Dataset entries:
## Fuse cache probe and plan into one launch; fuse policy and value FC heads

Replaces the two-kernel cache probe plus single-block plan with one kernel that probes across many blocks and lets the last block to finish, detected through an atomic ticket, run the plan. It also adds a combined heads kernel for large batches: some workgroups compute the policy FC tile and others compute value FC1, ReLU and the value output using shared LDS. This removes launches and serialization at the step boundary. In exchange it adds the complexity of a last-block ticket and a heterogeneous grid.

```diff
diff --git a/chinesechesszero_amd/_lib.py b/chinesechesszero_amd/_lib.py
--- a/chinesechesszero_amd/_lib.py
+++ b/chinesechesszero_amd/_lib.py
@@ -161,6 +161,7 @@
     "ccz_heads_conv1x1_f16": (C.c_int, [_P, _P, _P, _P, _P, _P, C.c_int32, C.c_int32, _P]),
     "ccz_fc_f16": (C.c_int, [_P, _P, C.c_int32, _P, _P, _P, C.c_int32, C.c_int32, C.c_int32, C.c_int32, C.c_int32, _P]),
     "ccz_value_out_f32": (C.c_int, [_P, _P, _P, C.c_float, _P, C.c_int32, _P]),
+    "ccz_heads_fc_f16": (C.c_int, [_P, _P, _P, _P, _P, C.c_int32, _P, _P, _P, _P, C.c_float, _P, _P, C.c_int32, _P]),
 }
 
 _lib = None
diff --git a/chinesechesszero_amd/build.py b/chinesechesszero_amd/build.py
--- a/chinesechesszero_amd/build.py
+++ b/chinesechesszero_amd/build.py
@@ -8,7 +8,7 @@
 
 def build(verbose: bool = False) -> str:
     csrc = os.path.join(_HERE, "csrc")
-    out = subprocess.run(["make", "-C", csrc], capture_output=True, text=True)
+    out = subprocess.run(["make", "-j2", "-C", csrc, "all", "twolaunch"], capture_output=True, text=True)
     if verbose or out.returncode != 0:
         print(out.stdout)
         print(out.stderr)
diff --git a/chinesechesszero_amd/csrc/cczero.hip b/chinesechesszero_amd/csrc/cczero.hip
--- a/chinesechesszero_amd/csrc/cczero.hip
+++ b/chinesechesszero_amd/csrc/cczero.hip
@@ -75,6 +75,7 @@
     uint8_t *route_red = nullptr;
     uint8_t *route_net = nullptr;
     uint64_t salt[2] = {0, 0};
+    uint32_t *plan_ticket = nullptr;
     bool budgets_on = false;
     bool explore_on = false;
     uint8_t *proof = nullptr, *st_proof = nullptr;
@@ -256,6 +257,7 @@
         ALLOC(d.crep, B);
         ALLOC(d.row_of, B);
         ALLOC(d.vleaf, B);
+        ALLOC(e->plan_ticket, 1);
         if (he == hipSuccess) he = hipMemset(d.claim, 0x7f, slots * 4);
     }
     ALLOC(d.rec_sq, B * d.max_plies * 96);
@@ -465,9 +467,13 @@
     if (!e->d.cache) return fail(-1, "ccz_eval_plan: the engine was created without an evaluation cache (ccz_config.eval_cache_log2)");
     if (!miss_rows_dev || !n_miss_dev) return fail(-1, "ccz_eval_plan: null output");
     hipStream_t s = (hipStream_t)stream;
+#ifdef CCZ_EVAL_PLAN_TWO_LAUNCH
     hipLaunchKernelGGL(k_cache_probe, dim3(e->d.B), dim3(64), 0, s, e->d);
     HIP_TRY(hipGetLastError());
     hipLaunchKernelGGL(k_cache_plan, dim3(1), dim3(1024), 0, s, e->d, miss_rows_dev, n_miss_dev);
+#else
+    hipLaunchKernelGGL(k_eval_plan, dim3((unsigned)((e->d.B + kPlanWaves - 1) / kPlanWaves)), dim3(64 * kPlanWaves), 0, s, e->d, miss_rows_dev, n_miss_dev, e->plan_ticket);
+#endif
     HIP_TRY(hipGetLastError());
     return 0;
 }
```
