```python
P = c_void_p
I = c_int
SIGNATURES = {
    "ggpm_version": (I, []),
    "ggpm_error_string": (c_char_p, [I]),
    "ggpm_padded_hidden": (I, [I]),
    "ggpm_padded_to_csr": (I, [P, I, I, P, P, P]),
    "ggpm_padded_to_csr_pair": (I, [P, I, I, P, P, P, I, I, P, P, P]),
    "ggpm_csr_transpose": (I, [P, P, I, I, P, P, P, P]),
    "ggpm_extract_column": (I, [P, I, I, I, P, P]),
    "ggpm_gemm_workspace_bytes": (c_size_t, [I, I, I]),
    "ggpm_gemm": (I, [I, I, I, I, I, P, I, P, I, P, I, I, P, I, I, I, P, c_size_t, P]),
    "ggpm_gemm_grouped": (I, [I, I, I, I, I, I, P, P]),
# ... 10 lines not shown
    "ggpm_gemm_form_query": (I, [P, P]),
    "ggpm_act_backward": (I, [P, P, I, I, I, I, I, P, P]),
    "ggpm_segment_sum": (I, [P, I, P, P, I, I, P, I, I, I, P]),
    "ggpm_segment_sum_masked": (I, [I, P, I, P, P, I, I, P, I, P, I, I, P, P, I, I, I, P]),
    "ggpm_gather_rows": (I, [P, I, P, I, I, P, I, I, I, P]),
    "ggpm_scatter_rows": (I, [P, I, P, I, I, P, I, I, P]),
    "ggpm_adam_step": (I, [P, P, P, P, c_size_t, c_float, c_float, c_float, c_float, c_float, I, P]),
    "ggpm_flat_sqnorm_workspace_bytes": (c_size_t, [c_size_t]),
    "ggpm_flat_sqnorm_partials": (I, [P, c_size_t, P, c_size_t, P]),
    "ggpm_flat_norm_finish": (I, [P, I, c_float, P, P]),
    "ggpm_adam_step_groups": (I, [P, P, P, P, c_size_t, P, I, P, I, P, I, c_float, P, I, P]),
    "ggpm_onehot": (I, [P, I, I, P, I, I, I, P]),
    "ggpm_embed_graph": (I, [P, I, P, I, I, I, I, P, I, P, I, P]),
    "ggpm_level_bf16_storage": (I, [I, I]),
    "ggpm_level_form_query": (I, [I, I, I, I, I, P, P]),
    "ggpm_gru_backward_stashes": (I, [P, I, I, I, POINTER(c_void_p), POINTER(c_void_p)]),
    "ggpm_lstm_backward_stashes": (I, [P, I, I, I, POINTER(c_void_p), POINTER(c_void_p), POINTER(c_void_p)]),
    "ggpm_sum_slots": (I, [P, I, c_size_t, P, P]),
    "ggpm_gru_pack_floats": (c_size_t, [I]),
    "ggpm_gru_forward": (I, [I, I, I, P, P, P, P, I, P, I, P, P, I, P, P, P, P, P, P, P, P, P, P, I, P, P]),
    "ggpm_gru_backward_workspace_bytes": (c_size_t, [I, I, I]),
    "ggpm_gru_backward": (I, [I, I, I, P, P, I, P, I, P, I, P, P, P, P, P, P, P, P, P, P, P, P, P, P, P,
                              P, I, P, I, P, P, I, P, c_size_t, I, P, P]),
    "ggpm_gru_weight_grads": (I, [I, I, I, P, P, P, P, c_size_t, P, I, P, I, P, P, I, P, P]),
    "ggpm_gru_sparse_forward": (I, [I, I, I, P, P, P, P, P, P, I, P, I, P, P, I, P, P, P, P, P, P, P, P, P, P, I, P, P]),
    "ggpm_gru_sparse_backward": (I, [I, I, I, P, P, P, I, P, I, P, I, P, P, P, P, P, P, P, P, P, P, P, P, P, P, P, P,
                                     P, I, P, I, P, P, I, P, c_size_t, P, P]),
    "ggpm_weight_grads_stacked_workspace_bytes": (c_size_t, [I, I]),
    "ggpm_gru_weight_grads_stacked": (I, [I, I, I, P, P, P, P, P, P, P, I, P, I, P, P, I, P, c_size_t, P]),
    "ggpm_lstm_weight_grads_stacked": (I, [I, I, I, P, P, P, P, P, P, P, I, P, I, P, I, P, I, P, c_size_t, P]),
# ... 122 lines not shown
```

### ggpm_amd/csrc/encoder.hip

```cpp
#include "common.h"
#include "level_call.h"
#include <condition_variable>
#include <cstdlib>
#include <deque>
#include <functional>
#include <mutex>
#include <thread>

namespace {

struct Arena {
    char* base;
    size_t off;
    bool overflow;
    size_t cap;
    template <typename T>
    T* take(size_t n) {
        const size_t bytes = (n * sizeof(T) + 255) & ~(size_t)255;
        T* p = base ? reinterpret_cast<T*>(base + off) : nullptr;
        off += bytes;
        if (base && off > cap) overflow = true;
        return p;
    }
};

struct Csr {
    int32_t *rowptr, *col;
    int rows, ncols, cap;
    int32_t *rowptrT, *colT, *cursor;
};

struct LevelSaved {
    float *X, *Hs, *Cs, *Qs, *St, *wpack, *nei;
    float* hout;
};

struct Saved {
    Csr gpred, gagr, tpred, tagr, tcgr, tsrc, root, motif, attach;
    int32_t *src, *attr0, *motif_id, *attach_id, *iota;
    float *hnode_a, *hmess_a;
    LevelSaved lv[3];
    float *finput_i, *pooled, *hnode_i, *hmess_i, *finput_t, *hnode_t, *hmess_t, *f, *n;
};

struct Dims {
    int H, Hp, He, Hep, depthT, depthG, atom, n_motif, n_attach;
    int N1g, E1g, Kga, Kgb, N1t, E1t, Kta, Ktb, Ktc, B;
    int ld_n, ld_m, ld_t, Ig, It;
    int lstm, nX;
// ... 40 lines not shown
    c.col = A.take<int32_t>(c.cap);
    c.rowptrT = A.take<int32_t>(ncols + 1);
    c.colT = A.take<int32_t>(c.cap);
    c.cursor = A.take<int32_t>(ncols);
}

void take_level(Arena& A, LevelSaved& L, int E1, int N1, int Hp, int H, int depth, bool lstm) {
    const size_t slot = (size_t)E1 * Hp;
    L.X = A.take<float>(cell_gates(lstm).n * slot);
    L.Hs = A.take<float>((size_t)(depth + 1) * slot);
    L.Cs = lstm ? A.take<float>((size_t)(depth + 1) * slot) : nullptr;
    L.Qs = A.take<float>((size_t)depth * slot);
    L.St = A.take<float>((size_t)5 * depth * slot);
    L.wpack = A.take<float>(ggpm_level_pack_floats(lstm, H));
    L.nei = A.take<float>((size_t)N1 * Hp);
}

void layout_saved(Arena& A, const Dims& d, Saved& s) {
    s.lv[0].hout = s.lv[1].hout = s.lv[2].hout = nullptr;
    take_csr(A, s.gpred, d.E1g, d.E1g, d.E1g * d.Kgb);
    take_csr(A, s.gagr, d.N1g, d.E1g, d.N1g * d.Kga);
    take_csr(A, s.tpred, d.E1t, d.E1t, d.E1t * d.Ktb);
    take_csr(A, s.tagr, d.N1t, d.E1t, d.N1t * d.Kta);
    take_csr(A, s.tcgr, d.N1t, d.N1g, d.N1t * d.Ktc);
    s.src = A.take<int32_t>(d.E1t); s.attr0 = A.take<int32_t>(d.E1t);
    s.motif_id = A.take<int32_t>(d.N1t); s.attach_id = A.take<int32_t>(d.N1t);
    const int nio = (d.E1t > d.N1t ? d.E1t : d.N1t) + 1;
    s.iota = A.take<int32_t>(nio > d.B + 1 ? nio : d.B + 1);
    auto take_index = [&](Csr& c, int rows, int ncols) {
        c.rows = rows; c.ncols = ncols; c.cap = rows;
// ... 2 lines not shown
    };
    take_index(s.tsrc, d.E1t, d.N1t);
    take_index(s.root, d.B, d.N1t);
    take_index(s.motif, d.N1t, d.n_motif);
    take_index(s.attach, d.N1t, d.n_attach);
    s.hnode_a = A.take<float>((size_t)d.N1g * d.ld_n);
    s.hmess_a = A.take<float>((size_t)d.E1g * d.ld_m);
    take_level(A, s.lv[0], d.E1t, d.N1t, d.Hp, d.H, d.depthT, d.lstm);
    take_level(A, s.lv[1], d.E1t, d.N1t, d.Hp, d.H, d.depthT, d.lstm);
    take_level(A, s.lv[2], d.E1g, d.N1g, d.Hp, d.H, d.depthG, d.lstm);
    s.finput_i = A.take<float>((size_t)d.N1t * d.Hep); s.pooled = A.take<float>((size_t)d.N1t * d.Hp);
    s.hnode_i = A.take<float>((size_t)d.N1t * d.Hp); s.hmess_i = A.take<float>((size_t)d.E1t * d.ld_t);
    s.finput_t = A.take<float>((size_t)d.N1t * d.Hep);
    s.hnode_t = A.take<float>((size_t)d.N1t * d.Hp); s.hmess_t = A.take<float>((size_t)d.E1t * d.ld_t);
    s.f = A.take<float>((size_t)d.B * d.Hp); s.n = A.take<float>((size_t)d.B * d.Hp);
}

void take_csr_fwd(Arena& A, Csr& c, int rows, int ncols, int cap) {
    c.rows = rows; c.ncols = ncols; c.cap = cap < 1 ? 1 : cap;
    c.rowptr = A.take<int32_t>(rows + 1);
    c.col = A.take<int32_t>(c.cap);
    c.rowptrT = c.colT = c.cursor = nullptr;
}

void layout_infer(Arena& A, const Dims& d, Saved& s) {
    s = Saved{};
    take_csr_fwd(A, s.gpred, d.E1g, d.E1g, d.E1g * d.Kgb);
    take_csr_fwd(A, s.gagr, d.N1g, d.E1g, d.N1g * d.Kga);
    take_csr_fwd(A, s.tpred, d.E1t, d.E1t, d.E1t * d.Ktb);
    take_csr_fwd(A, s.tagr, d.N1t, d.E1t, d.N1t * d.Kta);
// ... 7 lines not shown
    L.X = A.take<float>((size_t)d.nX * slot);
    L.Hs = A.take<float>(2 * slot);
    L.Qs = A.take<float>(2 * slot);
    L.Cs = d.lstm ? A.take<float>(2 * slot) : nullptr;
    L.hout = A.take<float>(slot);
    L.wpack = A.take<float>(ggpm_level_pack_floats(d.lstm, d.H));
    for (int l = 0; l < 3; ++l) {
        s.lv[l] = L;
        s.lv[l].nei = A.take<float>((size_t)(l == 2 ? d.N1g : d.N1t) * d.Hp);
    }
    s.finput_i = A.take<float>((size_t)d.N1t * d.Hep); s.pooled = A.take<float>((size_t)d.N1t * d.Hp);
    s.hnode_i = A.take<float>((size_t)d.N1t * d.Hp); s.hmess_i = A.take<float>((size_t)d.E1t * d.ld_t);
    s.finput_t = A.take<float>((size_t)d.N1t * d.Hep);
    s.hnode_t = A.take<float>((size_t)d.N1t * d.Hp); s.hmess_t = A.take<float>((size_t)d.E1t * d.ld_t);
    s.f = A.take<float>((size_t)d.B * d.Hp); s.n = A.take<float>((size_t)d.B * d.Hp);
}

__global__ void iota_k(int32_t* out, int n) {
    const int i = blockIdx.x * blockDim.x + threadIdx.x;
    if (i < n) out[i] = i;
}

enum { P_EC = 0, P_EI, P_WC, P_BC, P_WI, P_BI, P_WROOT, P_BROOT, P_LEVEL0 };
enum { L_WO = 0, L_BO, L_WZ, L_BZ, L_WR, L_UR, L_BU, L_WH, L_BH, L_COUNT };
enum { Q_WO = 0, Q_BO, Q_WI, Q_BI, Q_WOG, Q_BOG, Q_WU, Q_BU, Q_WF, Q_BF, Q_COUNT };
struct LevelSlots { int count, w[4], b[4], ur, bu, ld[4]; };
constexpr LevelSlots GRU_SLOTS = {L_COUNT, {L_WZ, L_WR, L_WH, -1}, {L_BZ, -1, L_BH, -1}, L_UR, L_BU, {}};
constexpr LevelSlots LSTM_SLOTS = {Q_COUNT, {Q_WI, Q_WOG, Q_WU, Q_WF}, {Q_BI, Q_BOG, Q_BU, Q_BF}, -1, -1, {}};
inline const LevelSlots& level_slots(bool lstm) { return lstm ? LSTM_SLOTS : GRU_SLOTS; }
inline int lwo(const Dims& d, int level) { return P_LEVEL0 + level * level_slots(d.lstm).count + L_WO; }
// ... 173 lines not shown
    return c;
}

int level_forward(const Dims& d, int E1, int N1, int I, int depth, const float* x, int ldx, float* const* P, int level,
                  const Csr& pred, const Csr& agr, LevelSaved& L, ggpm_stream_t s) {
    const int H = d.H, Hp = d.Hp;
    const size_t slot = (size_t)E1 * Hp;
    const int run = run_steps(d, level, depth, E1);
    const LevelTag tag(level);
    ggpm_level_opts o = level_opts(d);
    o.run_depth = run;
    const bool infer = L.hout != nullptr;
    o.h_out = L.hout;
    const int fs = infer ? 0 : fixed_slot(d, level, depth, E1);
    o.fixed_slot = fs;
    const float* result = infer ? L.hout : L.Hs + (size_t)(fs ? fs : depth) * slot;
    const LevelSlots gs = gate_slots(d.lstm, level, I, H);
    const LevelCall c = level_call(d, E1, I, depth, P, gs, pred, L);
    GgpmGemmProblem gp[4];
    for (int k = 0; k < d.nX; ++k)
        gp[k] = {x, ldx, P[gs.w[k]], gs.ld[k], L.X + k * slot, Hp, Hp, gs.b[k] < 0 ? nullptr : P[gs.b[k]], 0, GGPM_ACT_NONE, 0};
    CK(ggpm_gemm_grouped(0, 1, E1, H, I, d.nX, gp, s));
    CK(ggpm_level_forward(c, !infer, &o, s));
    if (!infer) CK(replicate_tail(d, E1, depth, run, level, L, s));
    CK(ggpm_segment_sum(result, Hp, agr.rowptr, agr.col, N1, H, L.nei, Hp, 0, Hp, s));
    return GGPM_OK;
}

int transpose(const Csr& c, const int32_t* col, ggpm_stream_t s) {
    return ggpm_csr_transpose(c.rowptr, col ? col : c.col, c.rows, c.ncols, c.rowptrT, c.colT, c.cursor, s);
// ... 504 lines not shown
```

### ggpm_amd/csrc/level_host.h

```cpp
#pragma once
#include "tile_mma.h"
#include <cstdlib>
#include <type_traits>

namespace {

constexpr size_t GGPM_LDS_LIMIT = 160 * 1024;

template <typename K>
inline void set_lds(K kernel, size_t bytes) { ggpm_set_lds(kernel, bytes); }

inline bool env_no_fuse_b() { static const bool v = ggpm_dev_env("GGPM_NO_FUSE_B") != nullptr; return v; }
inline bool env_adebug() { static const bool v = ggpm_dev_env("GGPM_ADEBUG") != nullptr; return v; }

inline int pick_tg(int E1, int NT) {
    static const char* const tg_env = ggpm_dev_env("GGPM_TG");
    if (const char* e = tg_env) { int v = atoi(e); if (v >= 1 && v <= 64) return v; }
    static const char* const tg_small_env = ggpm_dev_env("GGPM_TG_SMALL");
    if (const char* e = tg_small_env) {
        int v = atoi(e);
        if (v >= 1 && v <= 64 && (E1 + 15) / 16 <= 64) return v < NT ? v : NT;
    }
    static const char* const tg_large_env = ggpm_dev_env("GGPM_TG_LARGE");
    if (const char* e = tg_large_env) {
// ... 18 lines not shown
    static const bool on = [] { const char* e = ggpm_dev_env("GGPM_GATE_SPLIT"); return !e || atoi(e) != 0; }();
    if (!on || rt2) return 0;
    if (dtype != 3 && (!single_group || sparse)) return 0;
    return Cell::mode2_fits(Hp) ? 2 : 0;
}

struct LevelPlan { int tg; bool rt2; int gm; };
template <class Cell>
inline LevelPlan level_plan(const ggpm_level_opts& o, int E1, int Hp, bool sparse) {
    LevelPlan p;
    p.tg = pick_tg(E1, Hp / 16);
    p.rt2 = Cell::use_rt2(o, E1, Hp, sparse);
    p.gm = gate_mode<Cell>(o, Hp, p.rt2, p.tg >= Hp / 16, sparse);
    return p;
}
struct StepLds { int fuse; size_t a, b; };
inline StepLds step_lds(const StepNeed& need, int max_tiles, int Hp, int tg, bool rt2, int gm, bool may_fuse) {
    const int rows = rt2 ? 32 : 16, NT = Hp / 16;
    const bool split = gm == 2;
    const size_t fused = lds_bytes(need.fused, rows, Hp, split);
    StepLds p;
    p.fuse = (!rt2 && may_fuse && ggpm_ceil_div(NT, tg) == 1 && (!max_tiles || NT <= max_tiles) && fused <= GGPM_LDS_LIMIT &&
              !env_no_fuse_b()) ? 1 : 0;
    p.a = p.fuse ? fused : lds_bytes(need.a, rows, Hp, split);
    p.b = lds_bytes(need.b, rows, Hp, split);
    return p;
}
template <class Cell>
inline StepLds fwd_step(int Hp, int tg, bool rt2, int gm, bool with_b) {
    return step_lds(Cell::fwd, 0, Hp, tg, rt2, gm, with_b);
// ... 159 lines not shown
```

### ggpm_amd/csrc/mpn_gru.hip

```cpp
#include "tile_mma.h"
#include "level_host.h"
#include "level_call.h"
#include <cstdlib>
#include <cstdio>

__global__ void ggpm_pack_weight_kernel(GgpmPackArgs a) {
    const int Hp = a.Hp, H = a.H, KC = Hp / 16;
    const int lane = threadIdx.x;
    const int kc = blockIdx.x, t = blockIdx.y, m = blockIdx.z;
    const float* __restrict__ W = a.W[m];
    const int ldw = a.ldw[m];
    const int out = 16 * t + (lane & 15);
    if (a.bf16 == 2) {
        const int KC32 = ggpm_kc32_dev(Hp);
        float x[8];
#pragma unroll
        for (int i = 0; i < 8; ++i) {
            const int k = 32 * kc + 8 * (lane >> 4) + i;
            x[i] = (out < H && k < H) ? (a.transpose ? W[(size_t)k * ldw + out] : W[(size_t)out * ldw + k]) : 0.f;
        }
        uint2 lo[3], hi[3];
        ggpm_split3(make_float4(x[0], x[1], x[2], x[3]), lo[0], lo[1], lo[2]);
        ggpm_split3(make_float4(x[4], x[5], x[6], x[7]), hi[0], hi[1], hi[2]);
        __bf16* dst = reinterpret_cast<__bf16*>(a.dst) + (size_t)m * 2 * ggpm_packed_matrix_floats(Hp, 2);
// ... 60 lines not shown
    float *Hnew, *Qnew;
    float *S, *G, *Z, *M, *R;
    const float *Wz, *Wh, *Ur;
    const float* bu;
    const int32_t *rowptr, *col;
    int ablate;
    const unsigned char* frozen;
    int fuse_b;
    unsigned long long* dbg;
    int bf16;
    int st16;
    int h0_zero;
    float* Hout;
    const float* src_h;
    const int32_t* src_idx;
};

__global__ void pad_bias(const float* __restrict__ b, int H, int Hp, float* __restrict__ out) {
    const int c = blockIdx.x * blockDim.x + threadIdx.x;
    if (c < Hp) out[c] = (c < H) ? b[c] : 0.f;
}

__device__ __forceinline__ float4 one_minus(float4 r) { return make_float4(1.f - r.x, 1.f - r.y, 1.f - r.z, 1.f - r.w); }

template <bool STASH, int GM, int RTT, bool ST16 = false>
__global__ void GGPM_A_BOUNDS gru_fwd_a(GruFwdArgs a) {
    constexpr int ROWS = RTT * 16;
    constexpr bool BF16 = GM == 1, SPLIT = GM == 2;
    static_assert(!SPLIT || RTT == 1, "split operands: one row tile per workgroup");
    static_assert(!ST16 || GM == 1, "bf16 storage goes with bf16 gate products");
    extern __shared__ __attribute__((aligned(16))) float lds[];
// ... 172 lines not shown
        const float* Th = lds + 2 * ROWS * LD;
        for (int tt = wave; tt < NT; tt += GGPM_NWA) {
            const int c = 16 * tt + 4 * (lane >> 4);
            const float4 b = ggpm_ld4(a.bu + c);
            f32x4 acc[1][1];
            ggpm_zero_acc<1, 1>(acc);
            const float* const tiles[1] = {Th};
            const int tn = tt + GGPM_NWA < NT ? tt + GGPM_NWA : -1;
            if constexpr (SPLIT) {
                const __bf16* const imgs[1] = {Ih};
                ggpm_wave_gemm_split<1>(imgs, PLANE, LDH, wps3, KC32, tt, tn, lane, acc, sring3);
            } else if constexpr (BF16) ggpm_wave_gemm_bf16<1, 1>(tiles, LD, wps3, Hp, tt, lane, acc);
            else ggpm_wave_gemm_ring<1, 1>(tiles, LD, wps3, KC, tt, tn, lane, acc, ring3);
            if (row < a.E1) ggpm_stx<ST16>(a.Qnew, (size_t)row * Hp + c, ggpm_f4(acc[0][0]) + b);
        }
    }
}
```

YOUR GOAL
Please show all lines from the entries that contain the word "blockIdx".

OUTPUT FOR THIS TASK
    const int i = blockIdx.x * blockDim.x + threadIdx.x;
    const int kc = blockIdx.x, t = blockIdx.y, m = blockIdx.z;
    const int c = blockIdx.x * blockDim.x + threadIdx.x;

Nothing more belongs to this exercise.